Importantly for us, we were able to get the deals done.
We’re meeting our traditional financial hurdles, which are a return on invested capital of 10% and an IRR of 15%.
So these are important thresholds for us. And we want to ensure that we're providing strong level of returns on our capital deployed for shareholders. And one of the benefits of AMETEK’s distributed operating model is that we can handle a bunch of acquisitions like this to acquire and integrate multiple businesses, while remaining active and acquiring other businesses. These are coming into different parts of AMETEK, and there's a senior AMETEK leader responsible for the integration. And our pipeline of opportunities remains strong. And we have a meaningful level of capacity, as Bill talked about, with strong cash flow.

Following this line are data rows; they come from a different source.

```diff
@@ -918,6 +997,30 @@
     RC_LAUNCH_CHECK();
 }
 
+int deemph_tail_steps(const float* taps_host, int64_t A) {
+    if (!(taps_host[0] == 0.f && taps_host[1] > 0.f && taps_host[2] > 0.f)) return 0;
+    const double a = (double)taps_host[2] / taps_host[1];
+    if (!(a > 0.0 && a < 1.0)) return 0;
+    const int steps = std::max(1, (int)std::ceil(std::log(1e-6) / (50.0 * std::log(a))));
+    return (steps <= kTailMaxSteps && A >= 50 * (int64_t)steps + 51) ? steps : 0;
+}
+
+void launch_deemph_tail(const float2* ta, int64_t in_batch, int64_t in_i, int64_t in_l, int rows, int len, int batch,
+                        const float* taps_host, float* state, const float2* dc, float2* corr, float* mean,
+                        hipStream_t stream) {
+    if (batch <= 0) return;
+    const int steps = deemph_tail_steps(taps_host, (int64_t)rows * len);
+    RC_REQUIRE(steps > 0, RCFM_ERR_RUNTIME, "de-emphasis tail: taps or length outside the spectral form");
+    DeemphTaps taps;
+    for (int i = 0; i < 51; ++i) taps.b[i] = taps_host[i];
+    const double a = (double)taps_host[2] / taps_host[1];
+    const TailGeom g{in_batch, in_i, in_l, rows, len, steps, (float)a, (float)(1.0 / taps_host[1]),
+                     (float)(a * taps_host[50] / taps_host[1])};
+    hipLaunchKernelGGL(k_deemph_tail, dim3((unsigned)batch), dim3(kTailThreads), 0, stream, ta, g, taps, state, dc,
+                       corr, mean);
+    RC_LAUNCH_CHECK();
+}
+
 void launch_dc_clip(float* y, int64_t n, int ch, int batch, const float* partial, int nparts,
                     hipStream_t stream) {
     if (batch <= 0) return;
diff --git a/radio-core_amd/radiocore/_internal/hip.py b/radio-core_amd/radiocore/_internal/hip.py
--- a/radio-core_amd/radiocore/_internal/hip.py
+++ b/radio-core_amd/radiocore/_internal/hip.py
@@ -13,6 +13,7 @@
 RCFM_FM, RCFM_MFM, RCFM_WBFM = 0, 1, 2
 RCFM_OPT_LDS_CHAIN, RCFM_OPT_FUSED_TILES, RCFM_OPT_PHASE_LINK, RCFM_OPT_NARROW_TILES, RCFM_OPT_STATE_FENCE = 1, 2, 3, 4, 5
 RCFM_OPT_PILOT_CHAIN, RCFM_OPT_DECIM_TILE, RCFM_OPT_LDS_DEEMPH, RCFM_OPT_PILOT_BLOCKED, RCFM_OPT_GRAPH = 6, 7, 8, 9, 10
+RCFM_OPT_SPECTRAL_DEEMPH = 11
 RCFM_TUNER_OPT_NARROW_TILES, RCFM_TUNER_OPT_ALIGNED_PLAN = 1, 2
 
 _ERR_SIZE, _ERR_INDEX, _ERR_RUNTIME, _ERR_ARG, _ERR_STATE = -1, -2, -3, -4, -5
```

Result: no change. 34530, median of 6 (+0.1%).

So I hope we're talking to you before the end of year about some other things, but we felt real good about it. And it wasn't just -- it all happened at once. It's a lot of hard work over the course of the pandemic and of course of greater than a year.

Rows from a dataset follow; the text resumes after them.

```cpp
template <bool PF, bool ANY = false, bool QW = false, class Params, class Filter = NoFilter>
__device__ __forceinline__ bool trace_ray(const Params& p, Ray& r, Hit& h, Trav& t, bool active, uint32_t* steps,
                                          Filter flt = Filter())
{
    static_assert(!(PF && QW), "prefetch_pair tests phase == PH_STEP: a PH_STEP_POP lane would step on a stale prefetched pair");
    t.sp = 0;
    t.cur = (p.root & kIndexMask) | (p.count << 29);
    t.near_e = kNoNear;
    t.near_d = __builtin_inff();
    t.phase = (active && p.count > 0) ? PH_STEP : PH_DONE;
    t.box_tests = 0;
    t.tri_tests = 0;
    t.t1 = 0;
    t.e1 = 0;
    t.f1 = t.k1 = 0.0f;
    t.leaf = 0;
    prefetch_pair<PF>(p, t);
    bool tri_hit = false;
    uint32_t nbox = 0, nleaf = 0;
    bool lean = false;
    bool shared = true;
#ifdef RT_EXP_UNIFORM_STATS
    uint32_t ustat[4] = {0, 0, 0, 0};
#endif

    while (true) {
        uint64_t stepping, parked;
        while (true) {
            if constexpr (QW) {
                const bool go = ((t.phase & 3u) == PH_STEP) & !quad_hold<ANY>(t);
                stepping = __builtin_amdgcn_ballot_w64(go);
                parked = __builtin_amdgcn_ballot_w64((t.phase - 1u) < 2u);
                if constexpr (kLeanStep != 0)
                    lean = __builtin_amdgcn_ballot_w64((t.sp > kStackLds - kLeanMargin) & !(ANY && t.phase == PH_DONE)) == 0;
                if (stepping == 0 || __popcll(stepping) * p.park_den < __popcll(parked) * p.park_num) break;
                nbox += 2;
                if constexpr (kLeanStep == 1) {
                    if (lean) quad_vote_steps<PF, ANY, 1>(p, r, t, go, true);
                    else quad_vote_steps<PF, ANY, 0>(p, r, t, go, false);
                } else quad_vote_steps<PF, ANY, kLeanStep>(p, r, t, go, lean);
                continue;
            }
            stepping = __builtin_amdgcn_ballot_w64(t.phase == PH_STEP);
            parked = __builtin_amdgcn_ballot_w64((t.phase - 1u) < 2u);
            if (stepping == 0 || __popcll(stepping) * p.park_den < __popcll(parked) * p.park_num) break;
            nbox += 2;
#ifdef RT_EXP_UNIFORM_STATS
            {
                uint64_t rest = stepping;
                int distinct = 0;
                while (rest && distinct < 5) {
                    const int l0 = __ffsll((unsigned long long)rest) - 1;
                    const uint32_t c0 = (uint32_t)__builtin_amdgcn_readlane((int)t.cur, l0);
                    rest &= ~__builtin_amdgcn_ballot_w64(t.phase == PH_STEP && t.cur == c0);
                    distinct++;
                }
                ustat[distinct <= 1 ? 0 : (distinct == 2 ? 1 : (distinct <= 4 ? 2 : 3))]++;
            }
#endif
            if constexpr (!PF && kUniformMax > 0) {
                if (!kUniformSticky || shared) {
                    shared = box_step_wave<PF>(p, r, t, stepping);
                    const uint64_t again = __builtin_amdgcn_ballot_w64(t.phase == PH_STEP);
                    if (again) shared = box_step_wave<PF>(p, r, t, again);
                    continue;
                }
            }
            if (t.phase == PH_STEP) box_step<PF>(p, r, t);
            if (t.phase == PH_STEP) box_step<PF>(p, r, t);
        }
        if ((stepping | parked) == 0) break;
        nleaf++;
        if ((t.phase - 1u) < 2u) {
            t.tri_tests++;
            const uint32_t li = t.leaf & kIndexMask;
            const uint4* tp = reinterpret_cast<const uint4*>(p.leaves + li);
            uint4 l0 = tp[0], l1 = tp[1], l2 = tp[2], l3 = tp[3];
#if RT_TRACE_LEAF_WIDE
            asm volatile("" : "+v"(l0.x), "+v"(l0.y), "+v"(l0.z), "+v"(l0.w), "+v"(l1.x), "+v"(l1.y), "+v"(l1.z), "+v"(l1.w),
                              "+v"(l2.x), "+v"(l2.y), "+v"(l2.z), "+v"(l2.w), "+v"(l3.x), "+v"(l3.y), "+v"(l3.z), "+v"(l3.w));
#endif
            bool hit_tri = intersect_tri(__uint_as_float(l0.x), __uint_as_float(l0.y), __uint_as_float(l0.z),
                                         __uint_as_float(l1.x), __uint_as_float(l1.y), __uint_as_float(l1.z),
                                         __uint_as_float(l2.x), __uint_as_float(l2.y), __uint_as_float(l2.z),
                                         r, h, li << 1, l0.w, flt);
            if ((t.leaf >> 29) > 0 && (l3.x != l2.x || l3.y != l2.y || l3.z != l2.z))
                hit_tri |= intersect_tri(__uint_as_float(l2.x), __uint_as_float(l2.y), __uint_as_float(l2.z),
                                         __uint_as_float(l1.x), __uint_as_float(l1.y), __uint_as_float(l1.z),
                                         __uint_as_float(l3.x), __uint_as_float(l3.y), __uint_as_float(l3.z),
                                         r, h, (li << 1) + 1, l1.w, flt);
            tri_hit |= hit_tri;
            if (ANY && hit_tri) {
                t.phase = PH_DONE;
            } else {
                const bool was_first = t.phase == PH_LEAF0;
                t.phase = PH_STEP;
                if (QW && kLeanStep == 1 && lean) {
                    if (was_first) t.template second_slot<1>(r.tmin, r.tmax);
                    if (t.phase == PH_STEP) t.template advance<QW, 1>();
                } else if constexpr (QW && kLeanStep == 2) {
                    if (was_first) t.template second_slot<2>(r.tmin, r.tmax, lean);
                    if (t.phase == PH_STEP) t.template advance<QW, 2>(lean);
                } else {
                    if (was_first) t.second_slot(r.tmin, r.tmax);
                    if (t.phase == PH_STEP) { t.template advance<QW>(); prefetch_pair<PF>(p, t); }
                }
            }
        }
    }
#ifdef RT_EXP_UNIFORM_STATS
    steps[0] += ustat[RT_EXP_UNIFORM_STATS == 1 ? 0 : 2];
    steps[1] += ustat[RT_EXP_UNIFORM_STATS == 1 ? 1 : 3];
    (void)nbox; (void)nleaf;
#elif !defined(RT_TRACE_NO_STEPS)
    steps[0] += nbox;
    steps[1] += nleaf;
#endif
    return tri_hit;
}

__device__ __forceinline__ void camera_ray(const rt_camera& cam, uint32_t w, uint32_t h, uint32_t x, uint32_t y, float ox,
                                           float oy, Ray& r)
{
    const float ndcx = 2 * (((float)x + ox) / (float)w) - 1;
    const float ndcy = 2 * (((float)y + oy) / (float)h) - 1;
    const float px = (ndcx * cam.u.x + ndcy * cam.v.x) + 1.0f * cam.w.x;
    const float py = (ndcx * cam.u.y + ndcy * cam.v.y) + 1.0f * cam.w.y;
    const float pz = (ndcx * cam.u.z + ndcy * cam.v.z) + 1.0f * cam.w.z;
    const float inv_len = 1.0f / sqrtf(px * px + py * py + pz * pz);
    r.dx = px * inv_len; r.dy = py * inv_len; r.dz = pz * inv_len;
    r.ox = cam.position.x; r.oy = cam.position.y; r.oz = cam.position.z;
    r.tmin = 0.00001f;
    r.tmax = cam.max_depth;
}

__device__ __forceinline__ void subpixel_offset(uint32_t s, uint32_t spp, float& ox, float& oy)
{
    const uint32_t side = spp == 4 ? 2u : 4u;
    ox = ((float)(s % side) + 0.5f) / (float)side;
    oy = ((float)((s / side) % side) + 0.5f) / (float)side;
}

}
```

Measured before the change: 1191 Mrays/s.

## Add fused pair-step fast path for quad-vote traversal when no lane needs wide state

Adds a specialized box-step variant that tests both children of a node in one pass, pushing the farther hit and moving directly to the nearer one. It skips the deferred second-slot machinery. A wave-wide ballot picks this narrow path only when no active lane has more than two children pending or a saved near entry; otherwise the original step runs. This aims to cut per-step instruction count and phase bookkeeping in the common case, at the cost of an extra ballot per iteration and larger code size from the added template instantiations.

```diff
diff --git a/gpu-raytracing_amd/csrc/rt_traverse.hpp b/gpu-raytracing_amd/csrc/rt_traverse.hpp
--- a/gpu-raytracing_amd/csrc/rt_traverse.hpp
+++ b/gpu-raytracing_amd/csrc/rt_traverse.hpp
@@ -117,6 +117,11 @@
 #endif
 static_assert(kLeanMargin <= kStackLds, "the lean vote's threshold is a stack level");
 
+#ifndef RT_TRACE_PAIR_STEP
+#define RT_TRACE_PAIR_STEP 1
+#endif
+constexpr int kPairStep = RT_TRACE_PAIR_STEP;
+
 enum : uint32_t { PH_STEP = 0, PH_LEAF0 = 1, PH_LEAF1 = 2, PH_DONE = 3, PH_STEP_POP = 4 };
 constexpr uint32_t kNoNear = 0xFFFFFFFFu;
 
@@ -241,7 +246,57 @@
     }
 }
 
-template <bool PF, bool QW = false, int LEAN = 0, class Params>
+template <int LEAN, bool TAIL>
+__device__ __forceinline__ void pair_step_on(const Ray& r, Trav& t, bool two, const uint4& a0, const uint4& b0, const uint4& a1,
+                                             const uint4& b1, bool lean)
+{
+    t.phase = PH_STEP;
+    float f0, k0, f1, k1;
+    slab(a0, b0, r, f0, k0);
+    slab(a1, b1, r, f1, k1);
+    const uint32_t e0 = (b0.w & kIndexMask) | (a0.w & ~kIndexMask), e1 = (b1.w & kIndexMask) | (a1.w & ~kIndexMask);
+    const uint32_t type0 = b0.w >> 29, type1 = two ? (b1.w >> 29) : (uint32_t)RT_CHILD_NONE;
+    const bool valid0 = type0 != RT_CHILD_NONE, valid1 = type1 != RT_CHILD_NONE;
+    const bool hit0 = valid0 & (k0 >= f0) & (f0 <= r.tmax) & (k0 >= r.tmin);
+    t.box_tests += valid0 ? 1u : 0u;
+    t.f1 = f1; t.k1 = k1; t.e1 = e1; t.t1 = type1;
+    if (hit0 & (type0 == RT_CHILD_TRI)) {
+        t.leaf = e0; t.phase = PH_LEAF0;
+        return;
+    }
+    const bool hit1 = valid1 & (k1 >= f1) & (f1 <= r.tmax) & (k1 >= r.tmin);
+    t.box_tests += valid1 ? 1u : 0u;
+    const bool leaf1 = hit1 & (type1 == RT_CHILD_TRI), box1 = hit1 & !leaf1;
+    const bool closer = (f1 < f0) | ((f1 == f0) & ((e1 & kIndexMask) > (e0 & kIndexMask)));
+    if (hit0 & box1) t.template push<LEAN>(closer ? e0 : e1, lean);
+    const bool second = box1 & (closer | !hit0);
+    const uint32_t near = second ? e1 : (hit0 ? e0 : kNoNear);
+    const float nd = second ? f1 : (hit0 ? f0 : __builtin_inff());
+    if (leaf1) {
+        t.near_e = near; t.near_d = nd;
+        t.leaf = e1; t.phase = PH_LEAF1;
+        return;
+    }
+    if constexpr (TAIL) {
+        const uint32_t cnt = t.cur >> 29;
+        if (cnt > 2) {
+            t.near_e = near; t.near_d = nd;
+            t.cur = ((t.cur & kIndexMask) + 2) | ((cnt - 2) << 29);
+            return;
+        }
+    }
+    const bool keep = LEAN == 1 ? near != kNoNear : (near != kNoNear) & (t.sp < kStackMax);
+    if (keep) t.cur = near;
+    else if (t.sp == 0) t.phase = PH_DONE;
+    else {
+        --t.sp;
+        if (LEAN == 1 || (LEAN == 2 && lean)) t.cur = t.lds[t.sp * 64];
+        else t.cur = t.sp < kStackLds ? t.lds[t.sp * 64] : t.spill[t.sp - kStackLds];
+        t.phase = PH_STEP_POP;
+    }
+}
+
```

That's really helpful. And you answered my question about the additional management capacity, because I can see you've got the capital to do more deals. And you did answer the question about the management capacity, that was really helpful. And I may have missed this, but within the increased guidance, what is the earnings contribution from deals?

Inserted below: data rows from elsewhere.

# BartvLaatum/GreenLight-Gym2

Measured on AMD Instinct MI355X. Metric: TomatoEnv env-steps/sec, higher is better.
Workload: dtype f32

## Files before the change

greenlight-gym2_amd/csrc/glgym.hip:

```cpp
#include <hip/hip_runtime.h>

#include <cmath>
#include <cstdio>
#include <cstdlib>
#include <cstring>
#include <new>
#include <string>
#include <type_traits>
#include <vector>

#include "glgym.h"
#include "gl_model.hpp"
#include "gl_model_quad.hpp"
#include "gl_reward.hpp"
#include "gl_step_select.hpp"
#include "glgym_bdf.h"
#include "glgym_rng.h"
#include "glgym_plan.h"

using namespace glm;

namespace {

thread_local std::string g_err;

#define HIPCHK(expr)                                                                                   \
    do {                                                                                               \
        hipError_t e_ = (expr);                                                                        \
        if (e_ != hipSuccess) {                                                                        \
            g_err = std::string(#expr) + ": " + hipGetErrorString(e_);                                 \
            return GLGYM_EHIP;                                                                         \
        }                                                                                              \
    } while (0)

constexpr int WAVE = 64;

#include "gl_default_const.inc"
static_assert(sizeof(ModelConst<float>) == sizeof(kDefaultConstF32_image), "regenerate gl_default_const.inc");
static_assert(sizeof(ModelConst<double>) == sizeof(kDefaultConstF64_image), "regenerate gl_default_const.inc");
template <class T> struct DefaultConst;
template <> struct DefaultConst<float> {
    static constexpr ModelConst<float> value = __builtin_bit_cast(ModelConst<float>, kDefaultConstF32_bits);
};
template <> struct DefaultConst<double> {
    static constexpr ModelConst<double> value = __builtin_bit_cast(ModelConst<double>, kDefaultConstF64_bits);
};
__constant__ const ModelConst<float> g_default_f32 = __builtin_bit_cast(ModelConst<float>, kDefaultConstF32_bits);
__constant__ const ModelConst<double> g_default_f64 = __builtin_bit_cast(ModelConst<double>, kDefaultConstF64_bits);
template <class T> __device__ __forceinline__ const ModelConst<T>& device_default();
template <> __device__ __forceinline__ const ModelConst<float>& device_default<float>() { return g_default_f32; }
template <> __device__ __forceinline__ const ModelConst<double>& device_default<double>() { return g_default_f64; }

template <class T> struct RewardConst : RewardConstBase<T> {};

template <class T> struct StepArgsT {
    int B, ld;
    T* x; T* u;
    const float* action; const T* control;
    const T* weather; int weather_rows;
    const int* w_off; int* timestep;
    const T* crop_p;
    int N;
    T* reward; T* info; unsigned char* done; float* metrics; int* step_flags;
    T dt; int n_sub;
    T gasR, tCanMin;
    int nd;
    float du, u_min[NU], u_max[NU];
    int verify;
    int pipe;
    int window;
};

template <class T> __device__ __forceinline__ T wave_sum(T v)
{
#pragma unroll
    for (int o = 32; o > 0; o >>= 1) v += __shfl_xor(v, o, WAVE);
    return v;
}
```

If you think about the $0.28 midpoint rise on our guidance, $0.18 is from the deals this year and the other $0.10 is from the organic operations of the company.
Got it. I appreciate it. Congrats on all that work.
Thank you, Deane.
Next question comes from the line of Josh Pokrzywinski of Morgan Stanley.
Your line is open.
Hi. Good morning, guys.
Good morning, Josh.
Dave, just to stick with the deals, I guess your first, Abaco, I guess we're getting to the point now where bolt-ons are starting to look a little bit less bolt-on and pretty large. Can you talk about maybe the complexion of the pipeline or maybe your own appetite to kind of be in that range maybe more consistently going forward? I think you've said it yourself that needle moving deals for AMETEK sort of have to get bigger over time, is that something that as you look out over kind of the range of properties that you think is possible, achievable kind of consistent with the strategy here?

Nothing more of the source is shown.